What the exercise asks =>
Determine how many lines below include the string "queue". Reply with the number only.

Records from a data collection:

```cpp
static int align_overlap_generic(strq_ctx* c, const float* a, int64_t n, const float* b, int64_t m, float* score,
                                 std::vector<int32_t>& rec, int64_t* je, int64_t* j0)
{
    if (n > ((int64_t)1 << 30) || m > ((int64_t)1 << 24) || (double)(n + 1) * (double)(m + 1) > 1.7e10) {
        c->err = "align_overlap: (n + 1) x (m + 1) exceeds the 16 GiB trace limit of the generic path"; return STRQ_ERR_UNSUPPORTED;
    }
    hipStream_t st = c->stream;
    auto encode = [](const float* x, int64_t len, std::vector<float>& vals, std::vector<uint32_t>& code) {
        std::vector<uint32_t> bits((size_t)len);
        std::memcpy(bits.data(), x, (size_t)len * 4);
        std::vector<uint32_t> uniq(bits);
        std::sort(uniq.begin(), uniq.end());
        uniq.erase(std::unique(uniq.begin(), uniq.end()), uniq.end());
        code.resize((size_t)len);
        for (int64_t i = 0; i < len; ++i) code[(size_t)i] = (uint32_t)(std::lower_bound(uniq.begin(), uniq.end(), bits[(size_t)i]) - uniq.begin());
        vals.resize(uniq.size());
        std::memcpy(vals.data(), uniq.data(), uniq.size() * 4);
    };
    std::vector<float> va, vb; std::vector<uint32_t> ca, cb;
    encode(a, n, va, ca); encode(b, m, vb, cb);
    const size_t na = va.size(), nbv = vb.size();
    if ((double)na * (double)nbv > 2.0e9) { c->err = "align_overlap: more than 2e9 distinct (a, b) value pairs"; return STRQ_ERR_UNSUPPORTED; }
    const size_t tab = std::max<size_t>(1, na * nbv);
    const int hard_cap = 1 << 20;
    STRQ_HIP(c, c->gen_codes.reserve(((size_t)n + (size_t)m + na + nbv) * 4 + 64));
    STRQ_HIP(c, c->gen_table.reserve(tab * 4 + 64));
    STRQ_HIP(c, c->gen_bnd.reserve(((size_t)n + 1) * 16 + ((size_t)m + 1) * 4 + 256));
    STRQ_HIP(c, c->gen_trace.reserve(((size_t)n + 1) * ((size_t)m + 1) + 64));
    STRQ_HIP(c, c->gen_hard.reserve((size_t)hard_cap * (sizeof(GenericHard) + 4) + 64));
    STRQ_HIP(c, c->results.reserve(sizeof(AlignResult) + 64));
    STRQ_HIP(c, c->queue.reserve(STRQ_QUEUE_BYTES));
    uint32_t* d_ca = c->gen_codes.as<uint32_t>(); uint32_t* d_cb = d_ca + n;
    float* d_va = reinterpret_cast<float*>(d_cb + m); float* d_vb = d_va + na;
    float* d_tab = c->gen_table.as<float>();
    float* d_bnd = c->gen_bnd.as<float>();
    GenericHard* d_hard = c->gen_hard.as<GenericHard>(); float* d_hvals = reinterpret_cast<float*>(d_hard + hard_cap);
    int* d_count = c->queue.as<int>();
    if (n) STRQ_HIP(c, hipMemcpyAsync(d_ca, ca.data(), (size_t)n * 4, hipMemcpyHostToDevice, st));
    STRQ_HIP(c, hipMemcpyAsync(d_cb, cb.data(), (size_t)m * 4, hipMemcpyHostToDevice, st));
    if (na) STRQ_HIP(c, hipMemcpyAsync(d_va, va.data(), na * 4, hipMemcpyHostToDevice, st));
    STRQ_HIP(c, hipMemcpyAsync(d_vb, vb.data(), nbv * 4, hipMemcpyHostToDevice, st));
    STRQ_HIP(c, hipMemsetAsync(d_count, 0, 4, st));
    int hard_count = 0;
    if (na) {
        if (launch_generic_table(st, d_va, (int)na, d_vb, (int)nbv, d_tab, d_hard, d_count, hard_cap, c->ap)) { c->err = "table launch failed"; return STRQ_ERR_DEVICE; }
        STRQ_HIP(c, hipMemcpyAsync(&hard_count, d_count, 4, hipMemcpyDeviceToHost, st));
        STRQ_HIP(c, hipStreamSynchronize(st));
        if (hard_count > hard_cap) {
            std::vector<float> full(tab);
            for (size_t y = 0; y < nbv; ++y) for (size_t x = 0; x < na; ++x) full[y * na + x] = host_cell_score(c->ap, va[x], vb[y]);
            STRQ_HIP(c, hipMemcpy(d_tab, full.data(), tab * 4, hipMemcpyHostToDevice));
        } else if (hard_count > 0) {
            std::vector<GenericHard> he((size_t)hard_count); std::vector<float> hv((size_t)hard_count);
            STRQ_HIP(c, hipMemcpy(he.data(), d_hard, (size_t)hard_count * sizeof(GenericHard), hipMemcpyDeviceToHost));
            for (int i = 0; i < hard_count; ++i) hv[(size_t)i] = host_cell_score(c->ap, va[(size_t)he[(size_t)i].ia], vb[(size_t)he[(size_t)i].ib]);
            STRQ_HIP(c, hipMemcpyAsync(d_hvals, hv.data(), (size_t)hard_count * 4, hipMemcpyHostToDevice, st));
            if (launch_generic_patch(st, d_tab, (int)na, d_hard, d_hvals, hard_count)) { c->err = "patch launch failed"; return STRQ_ERR_DEVICE; }
        }
    }
    c->timing[4] = (float)hard_count;
    std::vector<float> col0((size_t)m + 1);
    host_col0(c->ap, (int)m, col0.data());
    GenericAlignArgs ga;
    ga.code_a = d_ca; ga.code_b = d_cb; ga.table = d_tab;
    ga.bnd_S[0] = d_bnd; ga.bnd_V[0] = d_bnd + (n + 1); ga.bnd_S[1] = d_bnd + 2 * (n + 1); ga.bnd_V[1] = d_bnd + 3 * (n + 1);
    float* d_col0 = d_bnd + 4 * (n + 1);
    STRQ_HIP(c, hipMemcpyAsync(d_col0, col0.data(), ((size_t)m + 1) * 4, hipMemcpyHostToDevice, st));
    ga.col0 = d_col0; ga.trace = c->gen_trace.as<uint8_t>(); ga.result = c->results.as<AlignResult>();
    ga.p = c->ap; ga.n = (int32_t)n; ga.m = (int32_t)m; ga.na = (int32_t)na; ga.nb = (int32_t)nbv;
    if (launch_generic_align(st, ga)) { c->err = "generic align launch failed"; return STRQ_ERR_DEVICE; }
    AlignResult res;
    std::vector<uint8_t> trace(((size_t)n + 1) * ((size_t)m + 1));
    STRQ_HIP(c, hipMemcpyAsync(&res, ga.result, sizeof(res), hipMemcpyDeviceToHost, st));
    STRQ_HIP(c, hipMemcpyAsync(trace.data(), ga.trace, trace.size(), hipMemcpyDeviceToHost, st));
    STRQ_HIP(c, hipStreamSynchronize(st));
    rec.assign((size_t)m, 0);
    int64_t i = m, j = res.j_end; int state = 0;
    const size_t W = (size_t)n + 1;
    while (i > 0 && j > 0) {
        const uint8_t tr = trace[(size_t)i * W + (size_t)j];
        if (state == 0) {
            const unsigned dsel = tr & 3u;
            if (dsel == 0) { rec[(size_t)i - 1] = (int32_t)(j << 1); --i; --j; }
            else state = (int)dsel;
        } else if (state == 1) { --j; if (!(tr & 4u)) state = 0; }
        else { rec[(size_t)i - 1] = (int32_t)((j << 1) | 1); --i; if (!(tr & 8u)) state = 0; }
    }
    for (; i > 0; --i) rec[(size_t)i - 1] = (int32_t)((j << 1) | 1);
    *score = res.best; *je = res.j_end; *j0 = j;
    return STRQ_OK;
}

int strq_align_overlap(strq_ctx* c, const float* a, int64_t n, const float* b, int64_t m, float* score,
                       uint64_t* a_idx, uint64_t* b_idx, int32_t* rec_out, int64_t* j_end_out, int64_t* j0_out)
{
    strq::CtxScope scope_(c);
    if (!c) return STRQ_ERR_ARG;
    if ((!a && n > 0) || !b || n < 0 || m < 1 || !score) { c->err = "bad argument"; return STRQ_ERR_ARG; }
    STRQ_HIP(c, hipSetDevice(c->device));
    std::fill(c->timing, c->timing + 8, 0.0f);
    std::vector<int32_t> rec((size_t)m);
    int64_t je = 0, j0 = 0;
    std::vector<float> vals(a, a + n);
    std::sort(vals.begin(), vals.end(), [](float x, float y) { return __builtin_bit_cast(uint32_t, x) < __builtin_bit_cast(uint32_t, y); });
    vals.erase(std::unique(vals.begin(), vals.end(), [](float x, float y) { return std::memcmp(&x, &y, 4) == 0; }), vals.end());
    int run = 0;
    { int64_t start = 0;
      for (int64_t i = 1; i <= m; ++i)
          if (i == m || std::memcmp(&b[i], &b[start], 4) != 0) { int len = (int)std::min<int64_t>(i - start, 1 << 20); run = run ? std::__gcd(run, len) : len; start = i; } }
    bool fast = vals.size() <= 256 && run >= 1 && !strq::opt("STRQ_GENERIC_ALIGN");
    for (float v : vals) if (v != v) fast = false;
    if (fast) {
        std::sort(vals.begin(), vals.end());
        for (size_t x = 1; x < vals.size(); ++x) if (vals[x] == vals[x - 1]) fast = false;
        int kk, RR, NN;
        if (fast && align_validate_flank(c, b, m, run, &kk, &RR, &NN) != STRQ_OK) fast = false;
    }
    if (fast) {
        std::vector<uint8_t> lv((size_t)n);
        for (int64_t i = 0; i < n; ++i) lv[(size_t)i] = (uint8_t)(std::lower_bound(vals.begin(), vals.end(), a[i]) - vals.begin());
        std::vector<float> lval(256, INFINITY);
        std::copy(vals.begin(), vals.end(), lval.begin());
        const int64_t roff[2] = {0, n}, foff[2] = {0, m};
        const int32_t ar = 0;
        BatchIn in{1, 1, lv.data(), roff, lval.data(), &ar, b, foff, run};
        BatchOut out{score, &je, &j0, rec.data()};
        const int rc = run_align_batch(c, in, out);
        if (rc) return rc;
    } else {
        const int rc = align_overlap_generic(c, a, n, b, m, score, rec, &je, &j0);
        if (rc) return rc;
    }
    if (rec_out) std::memcpy(rec_out, rec.data(), (size_t)m * 4);
    if (j_end_out) *j_end_out = je;
    if (j0_out) *j0_out = j0;
    if (a_idx || b_idx) {
        if (a_idx) for (int64_t x = 0; x < j0; ++x) a_idx[x] = (uint64_t)x;
        int64_t ai = j0, col = j0;
        for (int64_t kk = 0; kk < m; ++kk) {
            const int64_t j = rec[(size_t)kk] >> 1; const bool vert = rec[(size_t)kk] & 1;
            const int64_t upto = vert ? j : j - 1;
            for (; ai < upto; ++ai, ++col) if (a_idx) a_idx[ai] = (uint64_t)col;
            if (b_idx) b_idx[kk] = (uint64_t)col;
            if (!vert) { if (a_idx) a_idx[ai] = (uint64_t)col; ++ai; }
            ++col;
        }
        for (; ai < n; ++ai, ++col) if (a_idx) a_idx[ai] = (uint64_t)col;
    }
    return STRQ_OK;
}

}
```

### strique_amd/csrc/strq_ctx.h

```cpp
#pragma once
#include <hip/hip_runtime.h>
#include <stdint.h>
#include <string>
#include <vector>
#include <map>
#include <cstdio>
#include <functional>
#include <mutex>
#include <atomic>
#include <utility>
#include "align_kernels.h"
#include "viterbi_kernels.h"
#include "forward_kernels.h"
#include "mod_llr_kernels.h"
#include "variant_kernels.h"
#include "screen_kernels.h"
#include "strq_opt.h"

namespace strq {

inline std::atomic<int64_t> live_allocations[2];

template <bool PINNED> struct OwnedBuf {
    void* p = nullptr;
    size_t cap = 0;
    OwnedBuf() = default;
    OwnedBuf(const OwnedBuf&) = delete;
    OwnedBuf& operator=(const OwnedBuf&) = delete;
    ~OwnedBuf() { release(); }
    hipError_t reserve(size_t bytes)
    {
        if (bytes <= cap) return hipSuccess;
        release();
        const size_t want = bytes + bytes / 8 + (PINNED ? 0 : 256);
        const hipError_t e = PINNED ? hipHostMalloc(&p, want, hipHostMallocDefault) : hipMalloc(&p, want);
        if (e != hipSuccess) { p = nullptr; return e; }
        cap = want; ++live_allocations[PINNED];
        return e;
    }
    void release()
    {
        if (p) { (void)(PINNED ? hipHostFree(p) : hipFree(p)); --live_allocations[PINNED]; }
        p = nullptr; cap = 0;
    }
    void swap(OwnedBuf& o) { std::swap(p, o.p); std::swap(cap, o.cap); }
    template <class T> T* as() const { return reinterpret_cast<T*>(p); }
};
using DevBuf = OwnedBuf<false>;
using PinBuf = OwnedBuf<true>;
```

Result of this exercise =>
2